**Directions:** Take the lines below from the first through the one that contains "const long long xp = (h - 8) * FHOP + t;" and copy them exactly.

**Exercise input:**
template <int FMT, bool GLDS, bool STATS, bool W3, int DIR>
__device__ __forceinline__ void pfb1024_body(const PfbFastArgs &a, float2 *lds, long long g0, long long g1) {
    constexpr bool ST8 = W3;
    constexpr int LDS2_ROW = W3 ? 17 : 18;
    constexpr int LDS_HOP = Pfb1024Lds<FMT, GLDS, STATS, W3>::LDS_HOP;
    constexpr int PRE_BYTES = Pfb1024Lds<FMT, GLDS, STATS, W3>::PRE_BYTES;
    constexpr bool PRE_SINGLE = Pfb1024Lds<FMT, GLDS, STATS, W3>::PRE_SINGLE;
    float2 *tw256 = lds + GH * LDS_HOP;
    unsigned char *pre0 = reinterpret_cast<unsigned char *>(lds + GH * LDS_HOP + 256);
    constexpr int NEW0 = DIR > 0 ? 9 : 0;

    const int t = threadIdx.x;
    const int lane = t & 63;
    const int wave = t >> 6;

    const float2 tw256_t = a.tw1024[(4 * (t & 15) * (t >> 4)) & 1023];
    float2 tw1 = a.tw1024[t], tw2 = a.tw1024[(2 * t) & 1023], tw3 = a.tw1024[(3 * t) & 1023];
    long long h = a.first_hop + (DIR > 0 ? g0 : g1 - 1) * GH;
    float2 wA[9 + GH], wB[9 + GH];
    const long long xp = (h - 8) * FHOP + t;
#pragma unroll
    for (int i = 0; i < 9 + GH; ++i) {
        wA[i] = ld_iq_raw<FMT>(a.x, xp + i * FHOP);
        wB[i] = ld_iq_raw<FMT>(a.x, xp + i * FHOP + 256);
    }
    typedef float v2f __attribute__((ext_vector_type(2)));
    v2f tpr[(4 * FT) / 2];
#pragma unroll
    for (int e = 0; e < 4 * FT; e += 2) {
        const int q0 = e / FT, j0 = e - q0 * FT, q1 = (e + 1) / FT, j1 = (e + 1) - q1 * FT;
        constexpr float TS = FMT == 1 ? 1.0f / 32768.0f : 1.0f;
        tpr[e / 2] = v2f{a.arms[(t + 256 * q0) * FT + j0] * TS, a.arms[(t + 256 * q1) * FT + j1] * TS};
    }
    tw256[t] = tw256_t;
    __syncthreads();
    const p2f tw1p = {tw1.x, tw1.y}, tw2p = {tw2.x, tw2.y}, tw3p = {tw3.x, tw3.y};
    const p2f tw1r = {-tw1.y, tw1.x}, tw2r = {-tw2.y, tw2.x}, tw3r = {-tw3.y, tw3.x};

    StAcc sacc[STATS ? 4 : 1];
    if (STATS) {
#pragma unroll
        for (int q = 0; q < 4; ++q) stacc_init(sacc[q]);
    }

    constexpr int NJ = GLDS ? PRE_BYTES / 16 / 256 : 0;
    auto dma_copy = [&](unsigned char *dst, long long blk) {
#ifdef WH_DIAG
        if (a.ablate & 2) blk = 9 + (blk & 15);
#endif
        const unsigned char *src = reinterpret_cast<const unsigned char *>(a.x) + (size_t)blk * FHOP * (FMT == 1 ? 4 : 8);
#pragma unroll
        for (int j = 0; j < NJ; ++j) {
            const unsigned char *gp = src + (size_t)(j * 256 + t) * 16;
            unsigned base = (unsigned)(uintptr_t)dst + (unsigned)(j * 256 + wave * 64) * 16;
            base = __builtin_amdgcn_readfirstlane(base);
            unsigned save;
            asm volatile("s_mov_b32 %0, m0\n\t"
                         "s_mov_b32 m0, %1\n\t"
                         "global_load_lds_dwordx4 %2, off\n\t"
                         "s_mov_b32 m0, %0"
                         : "=&s"(save) : "s"(base), "v"(gp) : "memory");
        }
    };
    __builtin_amdgcn_s_waitcnt(0x0F70);
    const long long ng = g1 - g0;
    for (long long it = 0; it < ng; ++it, h += DIR * GH) {
        const bool more = it + 1 < ng;
        unsigned char *pre = pre0 + ((!PRE_SINGLE && (it & 1)) ? PRE_BYTES : 0);
#pragma unroll
        for (int e = 0; e < (4 * FT) / 2; ++e) asm volatile("" : "+v"(tpr[e]));
#define WH_TAP(q, j) ((((q) * FT + (j)) & 1) ? __builtin_shufflevector(tpr[((q) * FT + (j)) >> 1], tpr[((q) * FT + (j)) >> 1], 1, 1) \
                                             : __builtin_shufflevector(tpr[((q) * FT + (j)) >> 1], tpr[((q) * FT + (j)) >> 1], 0, 0))
#define WH_V2(f) (v2f{(f).x, (f).y})
#pragma unroll
        for (int i = 0; i < GH; ++i) {
            v2f p0 = {0.f, 0.f}, p1 = p0, p2 = p0, p3 = p0;
#pragma unroll
            for (int j = 0; j < FT; ++j) {
                p0 = __builtin_elementwise_fma(WH_V2(wA[i + 8 - j]), WH_TAP(0, j), p0);
                p1 = __builtin_elementwise_fma(WH_V2(wB[i + 8 - j]), WH_TAP(1, j), p1);
                p2 = __builtin_elementwise_fma(WH_V2(wA[i + 9 - j]), WH_TAP(2, j), p2);
                p3 = __builtin_elementwise_fma(WH_V2(wB[i + 9 - j]), WH_TAP(3, j), p3);
            }
            pfft4(p0, p1, p2, p3);
            p2f *L = reinterpret_cast<p2f *>(lds + i * LDS_HOP);
            L[t] = p0;
            L[LDS1_K1 + t] = P_FMA(P_YY(p1), tw1r, (P_XX(p1) * tw1p));
            L[2 * LDS1_K1 + t] = P_FMA(P_YY(p2), tw2r, (P_XX(p2) * tw2p));
            L[3 * LDS1_K1 + t] = P_FMA(P_YY(p3), tw3r, (P_XX(p3) * tw3p));
        }
        if (DIR > 0) {
#pragma unroll
            for (int i = 0; i < 9; ++i) {
                wA[i] = wA[i + GH];
                wB[i] = wB[i + GH];
            }
        } else {
#pragma unroll
            for (int i = 8; i >= 0; --i) {
                wA[i + GH] = wA[i];
                wB[i + GH] = wB[i];
            }
        }
        const long long nblk = DIR > 0 ? h + GH + 1 : h - GH - 8;
        auto issue_dma = [&]() {
            if (more) dma_copy(pre, nblk);
        };
        if (GLDS) {
            if (!PRE_SINGLE) issue_dma();
        } else {
#pragma unroll
            for (int i = 0; i < GH; ++i) {
                long long blk = nblk + i;
                blk = blk > a.max_block ? a.max_block : (DIR < 0 && blk < 0 ? 0 : blk);
                wA[NEW0 + i] = ld_iq_raw<FMT>(a.x, blk * FHOP + t);
                wB[NEW0 + i] = ld_iq_raw<FMT>(a.x, blk * FHOP + t + 256);
            }
        }
        __syncthreads();
        if (GLDS && PRE_SINGLE) issue_dma();
        {
            p2f *L = reinterpret_cast<p2f *>(lds + wave * LDS_HOP);
            const int k1 = lane >> 4, n3 = lane & 15;
            p2f v[16];
            {
                const p2f *src = L + k1 * LDS1_K1 + n3;
#pragma unroll
                for (int n2 = 0; n2 < 16; ++n2) v[n2] = src[n2 * 16];
            }
            pfft16(v);
            __builtin_amdgcn_wave_barrier();
            p2f *dst = L + k1 * LDS2_ROW + n3;
            const p2f *twp = reinterpret_cast<const p2f *>(tw256);
            dst[0] = v[0];
#pragma unroll
            for (int k2 = 1; k2 < 16; ++k2) dst[k2 * 4 * LDS2_ROW] = pcmul(v[k2], twp[k2 * 16 + n3]);
        }
        __builtin_amdgcn_wave_barrier();
        {
            float2 *L = lds + wave * LDS_HOP;
            p2f v[16];
            if (W3) {
                const p2f *src = reinterpret_cast<const p2f *>(L) + lane * LDS2_ROW;
#pragma unroll
                for (int j = 0; j < 16; ++j) v[j] = src[j];
            } else {
                typedef float f4 __attribute__((ext_vector_type(4)));
                const unsigned addr = static_cast<unsigned>(reinterpret_cast<uintptr_t>(L + lane * LDS2_ROW));
                f4 r0, r1, r2, r3, r4, r5, r6, r7;
                asm volatile("ds_read_b128 %0, %8\n\t"
                             "ds_read_b128 %1, %8 offset:16\n\t"
                             "ds_read_b128 %2, %8 offset:32\n\t"
                             "ds_read_b128 %3, %8 offset:48\n\t"
                             "ds_read_b128 %4, %8 offset:64\n\t"
                             "ds_read_b128 %5, %8 offset:80\n\t"
                             "ds_read_b128 %6, %8 offset:96\n\t"
                             "ds_read_b128 %7, %8 offset:112\n\t"
                             "s_waitcnt lgkmcnt(0)"
                             : "=&v"(r0), "=&v"(r1), "=&v"(r2), "=&v"(r3), "=&v"(r4), "=&v"(r5), "=&v"(r6), "=&v"(r7)
                             : "v"(addr)
                             : "memory");
                __builtin_amdgcn_sched_barrier(0);
                v[0] = p2f{r0.x, r0.y};   v[1] = p2f{r0.z, r0.w};
                v[2] = p2f{r1.x, r1.y};   v[3] = p2f{r1.z, r1.w};
                v[4] = p2f{r2.x, r2.y};   v[5] = p2f{r2.z, r2.w};
                v[6] = p2f{r3.x, r3.y};   v[7] = p2f{r3.z, r3.w};
                v[8] = p2f{r4.x, r4.y};   v[9] = p2f{r4.z, r4.w};
                v[10] = p2f{r5.x, r5.y};  v[11] = p2f{r5.z, r5.w};
                v[12] = p2f{r6.x, r6.y};  v[13] = p2f{r6.z, r6.w};
                v[14] = p2f{r7.x, r7.y};  v[15] = p2f{r7.z, r7.w};
            }
            pfft16(v);
            float2 vf[16];
#pragma unroll
            for (int j = 0; j < 16; ++j) vf[j] = make_float2(v[j].x, v[j].y);
            if (STATS) {
                float *pwv = reinterpret_cast<float *>(L);
#pragma unroll
                for (int j = 0; j < 16; ++j) pwv[lane + 64 * j] = stat_power(vf[j].x, vf[j].y);
            } else if (ST8) {
                float2 *o = a.out + (h + wave) * FM + lane;
#pragma unroll
                for (int j = 0; j < 16; ++j)
#ifdef WH_DIAG
                    if (!(a.ablate & 1) || vf[j].x == 1.2345e30f)
#endif
                    o[64 * j] = vf[j];
            } else {
                const bool even = (lane & 1) == 0;
                float4 *o4 = reinterpret_cast<float4 *>(a.out + (h + wave) * FM + (lane & ~1) + (even ? 0 : 512));
#pragma unroll
                for (int j = 0; j < 8; ++j) {
                    float2 snd = even ? vf[j + 8] : vf[j];
                    float2 rcv;
                    rcv.x = __shfl_xor(snd.x, 1);
                    rcv.y = __shfl_xor(snd.y, 1);
                    float2 lo = even ? vf[j] : rcv;
                    float2 hi = even ? rcv : vf[j + 8];
#ifdef WH_DIAG
                    if (!(a.ablate & 1) || lo.x == 1.2345e30f)
#endif
                    o4[32 * j] = make_float4(lo.x, lo.y, hi.x, hi.y);
                }
            }
        }
        if (STATS) {
            __syncthreads();
#pragma unroll
            for (int q = 0; q < 4; ++q)
#pragma unroll
                for (int w = 0; w < GH; ++w)
                    stacc_add(sacc[q], reinterpret_cast<const float *>(lds + w * LDS_HOP)[t + 256 * q]);
            if (((it + 1) & 3) == 0) {
#pragma unroll
                for (int q = 0; q < 4; ++q) stacc_fold(sacc[q]);
            }
        }
        if (GLDS) {
#ifdef WH_DIAG
            if (a.ablate) asm volatile("s_waitcnt vmcnt(0)" ::: "memory");
            else
#endif
            if (STATS) asm volatile("s_waitcnt vmcnt(0)" ::: "memory");
            else if (ST8) asm volatile("s_waitcnt vmcnt(16)" ::: "memory");
            else asm volatile("s_waitcnt vmcnt(8)" ::: "memory");
        }
        __syncthreads();
        if (GLDS && more) {
#pragma unroll
            for (int i = 0; i < GH; ++i) {
                if (FMT == 1) {
                    const short2 *p16 = reinterpret_cast<const short2 *>(pre);
                    const short2 va = p16[i * FHOP + t], vb = p16[i * FHOP + t + 256];
                    wA[NEW0 + i] = make_float2((float)va.x, (float)va.y);
                    wB[NEW0 + i] = make_float2((float)vb.x, (float)vb.y);
                } else {
                    const float2 *p32 = reinterpret_cast<const float2 *>(pre);
                    wA[NEW0 + i] = p32[i * FHOP + t];
                    wB[NEW0 + i] = p32[i * FHOP + t + 256];
                }
            }
        }
    }
    if (STATS) {
        double *row = a.stats_ws + (size_t)blockIdx.x * 4 * FM;
#pragma unroll
        for (int q = 0; q < 4; ++q) {
            stacc_fold(sacc[q]);
            const int c = t + 256 * q;
            row[c] = sacc[q].s;
            row[FM + c] = sacc[q].s2;
            row[2 * FM + c] = (double)sacc[q].mn;
            row[3 * FM + c] = (double)sacc[q].mx;
        }
    }
}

**Solution to the exercise:**
template <int FMT, bool GLDS, bool STATS, bool W3, int DIR>
__device__ __forceinline__ void pfb1024_body(const PfbFastArgs &a, float2 *lds, long long g0, long long g1) {
    constexpr bool ST8 = W3;
    constexpr int LDS2_ROW = W3 ? 17 : 18;
    constexpr int LDS_HOP = Pfb1024Lds<FMT, GLDS, STATS, W3>::LDS_HOP;
    constexpr int PRE_BYTES = Pfb1024Lds<FMT, GLDS, STATS, W3>::PRE_BYTES;
    constexpr bool PRE_SINGLE = Pfb1024Lds<FMT, GLDS, STATS, W3>::PRE_SINGLE;
    float2 *tw256 = lds + GH * LDS_HOP;
    unsigned char *pre0 = reinterpret_cast<unsigned char *>(lds + GH * LDS_HOP + 256);
    constexpr int NEW0 = DIR > 0 ? 9 : 0;

    const int t = threadIdx.x;
    const int lane = t & 63;
    const int wave = t >> 6;

    const float2 tw256_t = a.tw1024[(4 * (t & 15) * (t >> 4)) & 1023];
    float2 tw1 = a.tw1024[t], tw2 = a.tw1024[(2 * t) & 1023], tw3 = a.tw1024[(3 * t) & 1023];
    long long h = a.first_hop + (DIR > 0 ? g0 : g1 - 1) * GH;
    float2 wA[9 + GH], wB[9 + GH];
    const long long xp = (h - 8) * FHOP + t;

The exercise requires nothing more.